HOTNEWS.ID - Sebuah terobosan signifikan dalam program kepemilikan rumah bagi pekerja sektor informal telah terwujud melalui kerja sama strategis antara Badan Pengelola Tabungan Perumahan Rakyat (BP Tapera) dan PT GoTo Gojek Tokopedia Tbk. Inisiatif ini secara spesifik menargetkan mitra driver Gojek agar dapat memperoleh rumah pertama melalui skema Kredit Pemilikan Rumah (KPR) Sejahtera Fasilitas Likuiditas Pembiayaan Perumahan (FLPP).

Perjanjian kerja sama (PKS) resmi diteken di Jakarta pada hari Jumat, 3 Juli 2026, yang secara simbolis menandai dimulainya program perumahan khusus bagi para mitra driver tersebut. Program ini dirancang untuk memberikan kemudahan akses perumahan dengan skema uang muka (down payment/DP) yang sangat menarik, yaitu 0%.

Sid Herdi Kusuma, Deputi Komisioner bidang Pemanfaatan Dana Tapera, menjelaskan bahwa program ini merupakan upaya perluasan akses kepemilikan rumah pertama bagi Masyarakat Berpenghasilan Rendah (MBR), termasuk sektor informal. Program ini menjadi bukti nyata keberpihakan pemerintah terhadap kelompok pekerja yang selama ini mungkin sulit mengakses pembiayaan perumahan konvensional.

Tahun ini, BP Tapera telah mendapatkan alokasi kuota rumah subsidi sebanyak 350.000 unit secara nasional. Dari total kuota tersebut, sebanyak 15% telah dialokasikan khusus untuk pekerja sektor informal, yang mana di dalamnya mencakup para driver ojek online.

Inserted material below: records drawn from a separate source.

# mratsim/trace-of-radiance

Measured on AMD Instinct MI355X. Metric: Msamples/s (pixels×spp/s) on book-1 random_scene, higher is better.
Workload: dtype f64

## Files before the change

include/tor_render.h:

```cpp
#ifndef TOR_RENDER_H
#define TOR_RENDER_H

#include <stddef.h>
#include <stdint.h>

#ifdef __cplusplus
extern "C" {
#endif

#define TOR_API __attribute__((visibility("default")))


typedef struct TorVec3 { double x, y, z; } TorVec3;

enum { TOR_LAMBERTIAN = 0, TOR_METAL = 1, TOR_DIELECTRIC = 2 };

typedef struct TorMaterial {
  uint8_t kind;
  uint8_t _pad[7];
  union {
    struct { TorVec3 albedo; } lambertian;
    struct { TorVec3 albedo; double fuzz; } metal;
    struct { double refraction_index; } dielectric;
  } u;
// ... 199 lines not shown
                                double time_hi, int32_t mode, TorHit* hits, const uint32_t* masks, uint32_t mask);
TOR_API int tor_occluded_masked_device(TorContext* ctx, int64_t n_rays, const TorRay* d_rays, const double* d_t_range,
                                       const int32_t* d_list, int64_t n_list, double time_lo, double time_hi, int32_t mode,
                                       int32_t* d_occluded, void* hip_stream, const uint32_t* d_mask, uint32_t mask);
TOR_API int tor_occluded_masked_host(TorContext* ctx, int64_t n_rays, const TorRay* rays, const double* t_range, const int32_t* list,
                                     int64_t n_list, double time_lo, double time_hi, int32_t mode, int32_t* occluded,
                                     const uint32_t* masks, uint32_t mask);
TOR_API int tor_bounce_masked_device(TorContext* ctx, int64_t n_rays, TorRay* d_rays, TorRng* d_rng, const int32_t* d_list,
                                     int64_t n_list, double time_lo, double time_hi, int32_t mode, TorHit* d_hits,
                                     double* d_attenuation, int32_t* d_status, void* hip_stream, const uint32_t* d_mask, uint32_t mask);

enum { TOR_CROSSINGS_MAX = 16 };
typedef struct TorCrossing { double t; int32_t object; int32_t which; } TorCrossing;
TOR_API int tor_crossings_device(TorContext* ctx, int64_t n_rays, const TorRay* d_rays, const double* d_t_range, const int32_t* d_list,
                                 int64_t n_list, int32_t k, const uint32_t* d_mask, uint32_t mask, double time_lo, double time_hi,
                                 int32_t mode, TorCrossing* d_cross, int32_t* d_count, TorHit* d_records, void* hip_stream);
TOR_API int tor_crossings_host(TorContext* ctx, int64_t n_rays, const TorRay* rays, const double* t_range, const int32_t* list,
                               int64_t n_list, int32_t k, const uint32_t* masks, uint32_t mask, double time_lo, double time_hi,
                               int32_t mode, TorCrossing* cross, int32_t* count, TorHit* records);

typedef struct TorPoint { TorVec3 p; double time; } TorPoint;
enum { TOR_NEAREST_MAX = 16 };
typedef struct TorNear { double distance; int32_t object; int32_t inside; } TorNear;
TOR_API int tor_nearest_device(TorContext* ctx, int64_t n_points, const TorPoint* d_points, const double* d_max_dist, const int32_t* d_list,
                               int64_t n_list, int32_t k, const uint32_t* d_mask, uint32_t mask, double time_lo, double time_hi,
                               int32_t mode, TorNear* d_near, int32_t* d_count, void* hip_stream);
TOR_API int tor_nearest_host(TorContext* ctx, int64_t n_points, const TorPoint* points, const double* max_dist, const int32_t* list,
                             int64_t n_list, int32_t k, const uint32_t* masks, uint32_t mask, double time_lo, double time_hi,
                             int32_t mode, TorNear* near, int32_t* count);

TOR_API int tor_deposit_device(TorContext* ctx, int64_t n, const double* d_color, const int32_t* d_pixel, const int32_t* d_index,
                               int64_t n_index, double max_value, int64_t npix, double* d_sums, double* d_moments, int32_t* d_counts,
                               int64_t* d_rejected, void* hip_stream);

TOR_API int tor_comm_unique_id(uint8_t id_out[128]);
TOR_API int tor_comm_init_rank(TorContext* ctx, const uint8_t id[128], int32_t rank, int32_t world);
TOR_API int tor_comm_destroy(TorContext* ctx);
TOR_API int tor_comm_abort(TorContext* ctx);
TOR_API int tor_comm_count(TorContext* ctx, int32_t* ranks_out);
TOR_API int tor_render_gather_device(TorContext* ctx, const TorCamera* cam, int32_t nrows, int32_t ncols,
                                     int32_t samples_per_pixel, float gamma_correction, int64_t max_depth,
                                     const TorOptions* opt, int32_t root, double* d_frame, void* hip_stream);

TOR_API int tor_context_handoff_stalled(TorContext* ctx, int32_t* stalled_out, int64_t* total_out);

TOR_API int tor_context_scene_counters(TorContext* ctx, int64_t out[3]);

TOR_API int tor_quantize_rgb8_device(TorContext* ctx, const double* d_pixels, int64_t n_values,
                                     uint8_t* d_rgb8, void* hip_stream);

TOR_API int tor_h264_stream_header(int32_t width, int32_t height, uint8_t* out, int32_t cap);
TOR_API int64_t tor_h264_frame_bytes(int32_t width, int32_t height);
TOR_API int tor_mp4_mux_file(const char* src_annexb_path, const char* dst_mp4_path, int32_t width,
                             int32_t height, int32_t fps);
TOR_API int tor_encode_frame_device(TorContext* ctx, const double* d_pixels, int32_t nrows, int32_t ncols,
                                    uint8_t* d_slice, uint8_t* d_y, uint8_t* d_cb, uint8_t* d_cr,
                                    void* hip_stream);

TOR_API int tor_render_frame_h264(TorContext* ctx, const TorCamera* cam, int32_t nrows, int32_t ncols,
                                  int32_t samples_per_pixel, float gamma_correction, int64_t max_depth,
                                  const TorOptions* opt, uint8_t* slice_out, int64_t cap);

TOR_API int tor_last_kernel_ms(TorContext* ctx, float* ms_out, int64_t* samples_out);
TOR_API int tor_kernel_ms_mean(TorContext* ctx, int32_t last_n, float* mean_ms_out, int32_t* n_used_out);

typedef struct TorStats {
  uint64_t hit_queries;
  uint64_t object_tests;
  uint64_t candidates;
  uint64_t wave_iterations;
  uint64_t lane_slots;
  uint64_t samples;
  uint64_t block_tests;
  uint64_t exact_tests;
} TorStats;
TOR_API int tor_context_set_stats(TorContext* ctx, int32_t enable);
TOR_API int tor_last_stats(TorContext* ctx, TorStats* out);
TOR_API int tor_last_wave_log(TorContext* ctx, uint64_t* out, int64_t cap_waves);
TOR_API int tor_last_handoff_counters(TorContext* ctx, uint64_t out[16]);
TOR_API int64_t tor_last_pixel_cost(TorContext* ctx, uint32_t* out, int64_t cap_pixels);


TOR_API int tor_camera_init(TorCamera* out, const TorVec3* look_from, const TorVec3* look_at,
                            const TorVec3* view_up, double vertical_fov_degrees,
                            double aspect_ratio, double aperture, double focus_distance,
                            double shutter_open, double shutter_close);

TOR_API int64_t tor_random_scene(uint64_t seed, TorHittableVariant* out, int64_t cap);

typedef struct TorAnimation TorAnimation;
TOR_API int tor_animation_create(uint64_t seed, int32_t height, int32_t width, float dt, float t_min,
                                 float t_max, TorAnimation** out);
TOR_API void tor_animation_destroy(TorAnimation* anim);
TOR_API int64_t tor_animation_object_count(const TorAnimation* anim);
TOR_API int tor_animation_next(TorAnimation* anim, int32_t skip, TorCamera* cam, TorHittableVariant* objects,
                               int64_t cap, int64_t* n_out, float* t_out);

TOR_API int tor_canvas_to_rgb8(const TorCanvas* canvas, uint8_t* out);


TOR_API int tor_debug_accel_layout(TorHittableList world, double t_lo, double t_hi, int64_t* slot_object,
                                   int64_t slot_cap, double* block_boxes, double* super_boxes, int64_t box_cap,
                                   int32_t* two_level_out);

TOR_API int tor_debug_last_variant(TorContext* ctx, int32_t out[5]);
TOR_API int tor_debug_last_split_tiles(TorContext* ctx, int64_t* tiles_out);

TOR_API int tor_debug_filter32_scene(TorHittableList world, int64_t n_rays, const double* o, const double* d,
                                     const double* time, int8_t* keep);

TOR_API int tor_debug_screen2_scene(TorHittableList world, int64_t n_rays, const double* o, const double* d,
                                    const double* time, int8_t* keep, int32_t* kind_out, int8_t* pays_out, int64_t n_segs_out);

TOR_API int tor_debug_plane32_scene(TorHittableList world, int64_t n_rays, const double* o, const double* d, const double* time,
                                    int8_t* keep, int32_t* pad_kept, int64_t* n_pad_out);

TOR_API int tor_debug_layout_segments(TorHittableList world, int32_t* out, int64_t max_segs, int64_t* n_segs_out);

TOR_API int tor_selftest_slab32_host(int64_t n, const double* o, const double* d, const double* lo, const double* hi,
                                     const double* origin, int32_t* keep, int32_t* need);

TOR_API int tor_selftest_filter32_host(int64_t n, const double* o, const double* d, const double* c0,
                                       const double* dc, const int32_t* moving, const double* f, const double* r2,
                                       const double* origin, int32_t* keep, int32_t* need);

TOR_API int tor_selftest_screen_host(int64_t n, const double* o, const double* d, const double* c0,
                                     const double* dc, const int32_t* moving, const double* f, const double* r2,
                                     int32_t* keep, int32_t* need);
TOR_API int tor_selftest_screen2_host(int64_t n, const double* o, const double* d, const double* c0,
                                      const double* dc, const int32_t* moving, const double* f, const double* r2,
                                      int32_t variant, int32_t* keep, int32_t* need);

TOR_API int tor_selftest_math_device(int32_t op, const double* x, const double* y, double* out0,
                                     double* out1, int64_t n, int32_t device);
TOR_API int tor_selftest_math_host(int32_t op, const double* x, const double* y, double* out0,
                                   double* out1, int64_t n);
TOR_API int tor_selftest_rng_host(int32_t mode, uint64_t a, uint64_t b, uint64_t c,
                                  uint64_t state_out[4], uint64_t* draws_out, int64_t n);

TOR_API const char* tor_version(void);

#ifdef __cplusplus
}
#endif

#include "tor_lights.h"

#include "tor_env.h"

#include "tor_camera.h"

#include "tor_bsdf.h"

#endif
```

trace-of-radiance_amd/__init__.py:

```python
from __future__ import annotations

import ctypes as C
import os
import subprocess
import sys

import numpy as np

_HERE = os.path.dirname(os.path.abspath(__file__))
LIB_PATH = os.path.join(_HERE, "lib", "libtor_mi355x.so")
INCLUDE_DIR = os.path.join(os.path.dirname(_HERE), "include")

SEED_PIXEL, SEED_SAMPLE = 0, 1
ARITH_STRICT, ARITH_FUSED = 0, 1
ACCEL_NONE, ACCEL_BLOCKS, ACCEL_F32 = 0, 1, 2
GATHER_AUTO, GATHER_RCCL, GATHER_PEER, GATHER_HOST = 0, 1, 2, 3
PIXEL_KERNEL_AUTO, PIXEL_KERNEL_LANE, PIXEL_KERNEL_WAVE = 0, 1, 2
OK, ERR_INVALID_ARGUMENT, ERR_NO_DEVICE, ERR_HIP, ERR_OUT_OF_MEMORY, ERR_INCOMPLETE = 0, -1, -2, -3, -4, -5
MAX_DEVICES = 16
LAMBERTIAN, METAL, DIELECTRIC = 0, 1, 2
SPHERE, MOVING_SPHERE = 0, 1


class TorError(RuntimeError):
    def __init__(self, code: int, msg: str):
        super().__init__(f"tor_mi355x error {code}: {msg}")
        self.code = code


class Vec3(C.Structure):
    _fields_ = [("x", C.c_double), ("y", C.c_double), ("z", C.c_double)]


class _Lambertian(C.Structure):
    _fields_ = [("albedo", Vec3)]


class _Metal(C.Structure):
    _fields_ = [("albedo", Vec3), ("fuzz", C.c_double)]


class _Dielectric(C.Structure):
    _fields_ = [("refraction_index", C.c_double)]


class _MaterialU(C.Union):
    _fields_ = [("lambertian", _Lambertian), ("metal", _Metal), ("dielectric", _Dielectric)]


class Material(C.Structure):
    _fields_ = [("kind", C.c_uint8), ("_pad", C.c_uint8 * 7), ("u", _MaterialU)]


class Sphere(C.Structure):
    _fields_ = [("center", Vec3), ("radius", C.c_double), ("material", Material)]


class MovingSphere(C.Structure):
    _fields_ = [("center0", Vec3), ("center1", Vec3), ("time0", C.c_double), ("time1", C.c_double),
                ("radius", C.c_double), ("material", Material)]


class _HittableU(C.Union):
    _fields_ = [("sphere", Sphere), ("moving_sphere", MovingSphere)]


class HittableVariant(C.Structure):
    _fields_ = [("kind", C.c_uint8), ("_pad", C.c_uint8 * 7), ("u", _HittableU)]


class HittableList(C.Structure):
    _fields_ = [("len", C.c_int64), ("objects", C.POINTER(HittableVariant))]
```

"Insyaallah dengan upaya kita bersama, driver Gojek dapat memiliki rumah. Yang sangat spesial dari kegiatan ini kita didukung pengembang-asosiasi, kita akan mengulirkan DP 0%," ucap Sid Herdi Kusuma mengenai terobosan skema DP nol persen dalam program ini. Skema DP 0% ini menegaskan komitmen untuk mempermudah driver Gojek yang memiliki penghasilan namun belum memiliki hunian sendiri.

Program KPR khusus ini memiliki sejumlah kriteria yang harus dipenuhi oleh calon penerima manfaat, di samping status mereka sebagai pekerja informal. Kriteria tersebut mencakup usia calon penerima manfaat antara 21 hingga 45 tahun, serta harus memenuhi standar kinerja tertentu dalam menyelesaikan perjalanan (trip) dan jam online bulanan.

Selain persyaratan kinerja dan usia, calon penerima manfaat juga wajib memenuhi kriteria MBR dan yang terpenting, belum pernah memiliki rumah sebelumnya. Hal ini ditekankan agar bantuan pembiayaan yang diberikan dapat benar-benar tepat sasaran sesuai tujuan subsidi pemerintah.

"Dia menegaskan bahwa pihaknya tetap akan menjalankan proses verifikasi dan penilaian kelayakan terhadap setiap calon penerima manfaat untuk memastikan bantuan pembiayaan tepat sasaran," sebagaimana disampaikan oleh Sid Herdi Kusuma mengenai proses seleksi yang tetap ketat.

Sid Herdi juga menyoroti pentingnya aspek edukasi keuangan dalam keberhasilan program jangka panjang ini. "Edukasi harus dilakukan secara berkelanjutan, baik kepada pengemudi maupun anggota keluarganya. Mereka perlu memahami pentingnya mengelola keuangan secara bijak, mengurangi pengeluaran yang tidak produktif, serta menjaga kualitas kredit agar tetap memenuhi persyaratan pembiayaan perumahan," katanya.